Wenn du genau wissen willst wie das mit den Karten abläuft und wofür sie da sind, lies dir mal das hier durch: Steam Community :: Steam-Sammelkarten

Greets

Fletcher


----------



## Cinnayum (28. Juni 2014)

Für jedes Spiel gibt es eine Anzahl möglicher Karten.

Durch spielen bekommst du diese. Ob du im Hauptmenü abhängst oder tatsächlich spielst, ist unwichtig.

Irgendwann steht bei deiner Abzeichensammlung "keine Funde mehr verbleibend". Die restlichen Karten musst du mit Freunden ertauschen oder im MP für ein paar Cent kaufen.
Wenn du alle Karten eines Spieles 1x hast (meistens 6-10 Stück), kannst du sie zum Abzeichen der ersten Stufe kombinieren.

Dafür bekommst du
- 100 Erfahrung für dein Steamprofil
- 1 Hintergrundbild
- 1 Smiley für den Chat

Neue Karten kannst du danach aber auch nicht mehr erspielen. Du müsstest diese wieder ertauschen oder im MP kaufen, um damit Abzeichen höherer Ränge herzustellen.

Wenn du ein ausreichend hohes Steam-Level erreicht hast (etwa 20) bekommst du ab und zu Booster-Packs mit 3 Karten zu einem zufälligen Spiel. (etwa 2 im Monat, Onlinezeit in Steam ist entscheidend)
Da sind dann wieder Karten drin (manchmal auch glänzende "Foil" / "Folien" Karten). Die kannst du dann im MP verkaufen oder versuchen wieder ein Set zu sammeln.

Es lohnt sich nicht, um damit Steamguthaben zu sammeln. Dafür sind die Karten zu wenig wert, und man muss mehr kaufen, als man "herstellen" kann.
Für ein paar nette Hintergrundbilder für das Accountprofil ist es aber ganz nett.


----------



## Kusarr (28. Juni 2014)

okay danke schö, dann wurde mir meine Frage ja beantwortet. 

Dass ich damit kein Guthaben von 20€ oder so erwirtschaften kann is mir auch klar 
Aber mein Steam-Guthaben is ja autark von meinem reellen Geld. Hab bei 0€ angefangen und wenn ich mal n set vollmachen kann kauf ich halt davon paar karten un mach n abzeichen. gezahlt hab ich also für den kleinen spaß noch nix ^^


----------



## Thallassa (28. Juni 2014)

Och, doch doch, damit kann man schon einiges verdienen. Ich hab aus ca. 110 Spielen 35€ rausbekommen.
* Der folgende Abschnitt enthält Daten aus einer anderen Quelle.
# weiaicunzai/pytorch-camvid

Measured on AMD Instinct MI355X. Metric: images/sec fwd+bwd UNet 3x360x480 bs=8, higher is better.
Workload: dtype f32; 1 GPU; UNET(3,12) train fwd+bwd+CE, per-GPU batch 8 x 3x360x480 fp32 (BASELINE.json configs[1]); global_batch=8, parallelism=dp1

## Files before the change

include/cvk.h:

```cpp
#ifndef CVK_H
#define CVK_H

#include <stddef.h>
#include <stdint.h>

#ifdef __cplusplus
extern "C" {
#endif

#define CVK_VERSION 100
#define CVK_OK 0
#define CVK_EINVAL (-1)
#define CVK_EWORKSPACE (-2)
#define CVK_STAT_ROWS 64

typedef struct cvk_view {
    float*  ptr;
    int64_t sN, sY, sX;
} cvk_view;

typedef struct cvk_viewh {
    void*   ptr;
    int64_t sN, sY, sX;
} cvk_viewh;

int         cvk_version(void);
uint64_t    cvk_abi_hash(void);
const char* cvk_last_error_string(void);

int cvk_import_nchw(const float* src, int64_t sN, int64_t sC, int64_t sH, int64_t sW,
                    float* dst, int ld, int N, int C, int H, int W, void* stream);
int cvk_export_nchw(const float* src, int ld, float* dst, int64_t dN, int64_t dC, int64_t dH, int64_t dW,
                    int N, int C, int H, int W, void* stream);
int cvk_zero_frame(cvk_view buf, int N, int H, int W, int C, int y0, int x0, int h, int w, void* stream);

int cvk_conv3x3_fwd(const float* x, const float* w, const float* bias, float* y, float* stats,
                    int N, int H, int W, int Cin, int Cout, int ldy, void* stream);
int cvk_pack_weight_fwd(const float* w_src, float* dst, int Cout, int Cin, int Cin_pad, void* stream);
int cvk_pack_weight_dgrad(const float* w_src, float* dst, int Cout, int Cin, int Cin_pad, int Cout_pad, void* stream);
size_t cvk_conv3x3_wgrad_workspace_bytes(int N, int H, int W, int Cin_pad, int Cout);
int cvk_conv3x3_wgrad(const float* x, const float* dy, float* dw, int N, int H, int W, int Cin, int Cin_pad,
                      int Cout, int ld_dy, void* workspace, size_t workspace_bytes, void* stream);

int cvk_wino_weight_transform(const float* w, float* U, int Cout, int Cin, void* stream);
size_t cvk_conv3x3_wino_workspace_bytes(int N, int H, int W, int Cout_ld);
int cvk_conv3x3_wino_gemm(const float* x, const float* U, float* Mo, int N, int H, int W, int Cin, int Cout, int ldm,
                          void* stream);
int cvk_wino_output(const float* Mo, const float* bias, float* y, float* stats, int N, int H, int W, int Cout, int ldy,
                    void* stream);

int cvk_wino4_weight_transform(const float* w, float* U, int Cout, int Cin, void* stream);
int cvk_wino4_weight_transform_dgrad(const float* w, float* U, int Cout, int Cin, void* stream);
int cvk_conv3x3_wino4_ksplit(int N, int H, int W, int Cin, int Cout_ld);
size_t cvk_conv3x3_wino4_workspace_bytes(int N, int H, int W, int Cin, int Cout_ld);
int cvk_conv3x3_wino4_gemm(const float* x, const float* U, float* Mo, int N, int H, int W, int Cin, int Cout, int ldm,
                           void* stream);
int cvk_wino4_output(const float* Mo, const float* bias, float* y, float* stats, int N, int H, int W, int Cout, int ldy,
                     int ksplit, void* stream);

int cvk_w2d_tiles(int N, int H, int W);
int cvk_w2d_tpad(int T);
int cvk_w2d_stat_partials(int N, int H, int W);
size_t cvk_conv3x3_w2d_workspace_bytes(int N, int H, int W, int Cin, int Cout);
int cvk_w2d_weight_transform(const float* w, float* U, int Cout, int Cin, void* stream);
int cvk_w2d_weight_transform_dgrad(const float* w, float* U, int Cout, int Cin, void* stream);
int cvk_conv3x3_w2d(const float* x, const float* U, const float* bias, float* y, float* stats, float* counts, int N, int H,
                    int W, int Cin, int Cout, int ldy, void* workspace, size_t workspace_bytes, void* stream);
int cvk_w2d_ksplit(int T, int Cin, int Cout);
int cvk_w2d_input_transform(const float* x, float* V, int N, int H, int W, int Cin, void* stream);
int cvk_w2d_gemm(const float* V, const float* U, float* Mo, int T, int Cin, int Cout, void* stream);
int cvk_w2d_output(const float* Mo, const float* bias, float* y, float* stats, float* counts, int N, int H, int W, int Cin,
                   int Cout, int ldy, void* stream);
size_t cvk_conv3x3_wgrad_w2d_workspace_bytes(int N, int H, int W, int Cin_pad, int Cout);
int cvk_conv3x3_wgrad_w2d(const float* x, const float* dy, float* dw, int N, int H, int W, int Cin, int Cin_pad, int Cout,
                          int ld_dy, void* workspace, size_t workspace_bytes, void* stream);
int cvk_w2d_wgrad_ksplit(int T, int Cin_pad, int Cout);
int cvk_w2d_dy_transform(const float* dy, int ld_dy, float* E, int N, int H, int W, int Cout, void* stream);
int cvk_w2d_dy_transform_both(const float* dy, int ld_dy, float* Vp, float* E, int N, int H, int W, int Cout, void* stream);
int cvk_w2d_gemm_tn(const float* E, const float* V, float* P, int T, int Cin_pad, int Cout, void* stream);
int cvk_w2d_wgrad_output(const float* P, float* dw, int T, int Cin, int Cin_pad, int Cout, void* stream);

int cvk_w6_tiles(int N, int H, int W);
int cvk_w6_stat_partials(int N, int H, int W);
size_t cvk_conv3x3_w6_workspace_bytes(int N, int H, int W, int Cin, int Cout);
int cvk_w6_weight_transform(const float* w, float* U, int Cout, int Cin, void* stream);
int cvk_w6_weight_transform_dgrad(const float* w, float* U, int Cout, int Cin, void* stream);
int cvk_w6_ksplit(int T, int Cin, int Cout);
int cvk_w6_input_transform(const float* x, float* V, int N, int H, int W, int Cin, void* stream);
int cvk_w6_gemm(const float* V, const float* U, float* Mo, int T, int Cin, int Cout, void* stream);
int cvk_w6_output(const float* Mo, const float* bias, float* y, float* stats, float* counts, int N, int H, int W, int Cin,
                  int Cout, int ldy, void* stream);
int cvk_w6_wgrad_ksplit(int T, int Cin_pad, int Cout);
int cvk_w6_dy_transform(const float* dy, int ld_dy, float* E, int N, int H, int W, int Cout, void* stream);
int cvk_w6_dy_transform_both(const float* dy, int ld_dy, float* Vp, float* E, int N, int H, int W, int Cout, void* stream);
int cvk_w6_gemm_tn(const float* E, const float* V, float* P, int T, int Cin_pad, int Cout, void* stream);
int cvk_split3_rows_pad(int R, int mult);
int cvk_split3_planes(const float* P, void* S, int NX, int R, int Rpad, int C, void* stream);
int cvk_w2d_gemm_split3(const void* V3, const void* U3, float* Mo, int NX, int T, int Tpad, int Cin, int Cout, int Cpad, void* stream);
int cvk_amax_block_words(void);
unsigned cvk_amax_block_value(const unsigned* host_words, int n);
int cvk_absmax_f32(const float* x, long rows, int C, int ld, void* amax_block, void* stream);
int cvk_split_scale_exponent(int tile, int kind, int xi, unsigned amax_block);
int cvk_split_planes(int fmt, int tile, int kind, const float* P, void* S, const void* amax, int NX, int R, int Rpad, int C, void* stream);
int cvk_w2d_gemm_split(int fmt, int tile, const void* V, const void* U, float* Mo, const void* amax_v, const void* amax_u, int NX, int T, int Tpad,
                       int Cin, int Cout, int Cpad, void* stream);
int cvk_w2d_input_transform_split3(int tile, const float* x, void* V3, int N, int H, int W, int Cin, void* stream);
int cvk_w2d_dy_transform_both_split3(int tile, const float* dy, int ld_dy, void* Vp3, void* E, int e_split, int N, int H, int W, int C,
                                     void* stream);
int cvk_w2d_weight_transform_split3(int tile, const float* w, void* U3, float* tmp, int Cout, int Cin, int dgrad, void* stream);
int cvk_w2d_input_transform_split(int fmt, int tile, const float* x, void* V, const void* amax_x, int N, int H, int W, int Cin, void* stream);
int cvk_w2d_dy_transform_both_split(int fmt, int tile, const float* dy, int ld_dy, void* Vp, void* E, int e_split, const void* amax_dy, int N, int H,
                                    int W, int C, void* stream);
int cvk_w2d_weight_transform_split(int fmt, int tile, const float* w, void* U, const void* amax_w, int Cout, int Cin, int dgrad, void* stream);
int cvk_w2d_output_plain(int tile, const float* Mo, const float* bias, float* y, float* stats, float* counts, int N, int H, int W,
                         int Cout, int ldy, void* stream);
int cvk_w2d_gemm_tn_split3_ksplit(int NX, int Tpad, int Cin, int Cout);
int cvk_w2d_gemm_tn_split3(const void* E3, const void* V3, float* P, int NX, int Tpad, int Cin, int Cout, void* stream);
int cvk_w2d_gemm_tn_split(int fmt, int tile, const void* E, const void* V, float* P, const void* amax_e, const void* amax_v, int NX, int Tpad, int Cin,
                          int Cout, void* stream);
int cvk_w2d_wgrad_output_f(int tile, const float* P, float* dw, int Cin, int Cin_pad, int Cout, int f, void* stream);
int cvk_w6_wgrad_output(const float* P, float* dw, int T, int Cin, int Cin_pad, int Cout, void* stream);
int cvk_wino4h_weight_transform(const float* w, void* Uh, const void* amax_w, int Cn, int Ck, int dgrad, void* stream);
int cvk_conv3x3_wino4h(const float* x, const void* Uh, const float* bias, float* y, float* stats, float* counts, const void* amax_x,
                       const void* amax_w, int N, int H, int W, int Cin, int Cout, int ldy, int max_workgroups, void* stream);
int cvk_conv3x3_wino4h_bnred(const float* x, const void* Uh, float* y, const void* amax_x, const void* amax_w, int N, int H, int W, int Cin,
                             int Cout, int ldy, const float* yP, const float* scale, const float* shift, const float* mean,
                             const float* rstd, float* part, int max_workgroups, void* stream);
size_t cvk_wino4f_weight_floats(int Cn, int Ck);
int cvk_wino4f_weight_transform(const float* w, float* Uf, int Cn, int Ck, int dgrad, void* stream);
#define CVK_WT_BATCH_MAX 48
typedef struct cvk_wt_job { const float* w; float* out; int rows, cols, tile, dgrad; } cvk_wt_job;
int cvk_wino4f_weight_transform_batch(const cvk_wt_job* jobs, int n, void* stream);
int cvk_w2d_weight_transform_batch(const cvk_wt_job* jobs, int n, void* stream);
int cvk_wino4f_stat_partials(int N, int H, int W);
int cvk_conv3x3_wino4f_vplanes(const float* x, const float* Uf, const float* bias, float* y, float* stats, float* counts, float* Vsm,
                               int N, int H, int W, int Cin, int Cout, int ldy, int max_workgroups, void* stream);
int cvk_conv3x3_wino4f(const float* x, const float* Uf, const float* bias, float* y, float* stats, float* counts, int N, int H,
                       int W, int Cin, int Cout, int ldy, int max_workgroups, void* stream);
int cvk_conv3x3_wino4f_bnred(const float* x, const float* Uf, float* y, int N, int H, int W, int Cin, int Cout, int ldy,
                             const float* yP, const float* scale, const float* shift, const float* mean, const float* rstd,
                             float* part, int max_workgroups, void* stream);
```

Dann die billigsten Badges gecrafted, die möglich waren und danach aus den Abzeichen wieder Steam Summer Sale Cards bekommen -> diese wieder am ersten Sale-Tag verkauft, als der Wert noch hoch war. Reingewinn ca. 40€

Es summiert sich, außerdem sollte man nicht immer zum allerbilligsten Preis verkaufen, sondern 1 - 2 Cent höher, als der derzeit niedrigste Wert. Der Verkauf geht dann trotzdem recht fix und man verdient etwas mehr - auch die Centbeträge summieren sich bei mehreren hundert Karten.


----------



## BabaYaga (28. Juni 2014)

Es gibt durchaus sehr seltene Gegenstände die man "zufällig" beim Craften erhält. Zumindest während ein Sale läuft ist das so, weiß nicht ob das sonst auch passiert.
Hab erst letztens das erste Mal einen "seltenen" Gegenstand aus Dota 2 bekommen (ohne das Spiel selbst zu haben) der am Markt teilweise schon mit 20-50 Euro verkauft wurde.
Also mit bißchen Glück lässt sich da hin und wieder schon ein guter Preis erzielen aber darauf anlegen sollte man es nicht, macht sonst auch keinen Spaß mehr.
Beim letzten Sale hat es ein paar so Verrückte gegeben die haben um tausende Dollar Karten gekauft, muss auch extrem umständlich gewesen sein.
Mittlerweile hat Valve ja das Kaufsystem angepasst und man kann sogar automatisiert mehrere Karten zum gewünschten Preis "kaufen lassen". 
Da geht es teilweise schon fast zu wie an der Börse


----------



## denyo62 (29. Juni 2014)

Da steht doch auch dass man so ne Karte fürs voten bekommt ... und amgeblich hab ich aich schon 3 für 9 mal voten bekommen ... wo sehe ichn die dinger ?


----------



## mkay87 (29. Juni 2014)

denyo62 schrieb:


> Da steht doch auch dass man so ne Karte fürs voten bekommt ... und amgeblich hab ich aich schon 3 für 9 mal voten bekommen ... wo sehe ichn die dinger ?


 
Im Inventar.


----------



## denyo62 (29. Juni 2014)

mkay87 schrieb:


> Im Inventar.


 
dacht ich auch ... aber da hab ich nur die 2 karten vom sommer 2013 und eben noch paar die ich in verschiedenen spielen bekommen hatte... ich mein ich brauch die Karten nicht... aber wenn da schon steht dasss ich für 10 mal abstimmen 3 karten bekommen hätte will ich die auch haben xD


----------



## Kusarr (29. Juni 2014)

du musst steam lvl 8 sein!

Hab extra noch 2 abzeichen erstellt damit ich auf lvl 8 gekommen bin und plötzlich hab ich 5 karten bekommen für die ganzen abstimmungen


----------



## denyo62 (29. Juni 2014)

Kusarr schrieb:


> du musst steam lvl 8 sein!
> 
> Hab extra noch 2 abzeichen erstellt damit ich auf lvl 8 gekommen bin und plötzlich hab ich 5 karten bekommen für die ganzen abstimmungen



ahhh .. naja dafür ist es jetzt eh zu spät .. egaal


----------



## BabaYaga (4. Juli 2014)

Vielleicht hattest du auch welche doppelt. Sieht man nicht sofort, erst wenn du das Set öffnest und dann steht irgendwi bei der Karte in Klammer (2) die Anzahl.


----------



## denyo62 (5. Juli 2014)

Major Fletcher schrieb:


> Vielleicht hattest du auch welche doppelt. Sieht man nicht sofort, erst wenn du das Set öffnest und dann steht irgendwi bei der Karte in Klammer (2) die Anzahl.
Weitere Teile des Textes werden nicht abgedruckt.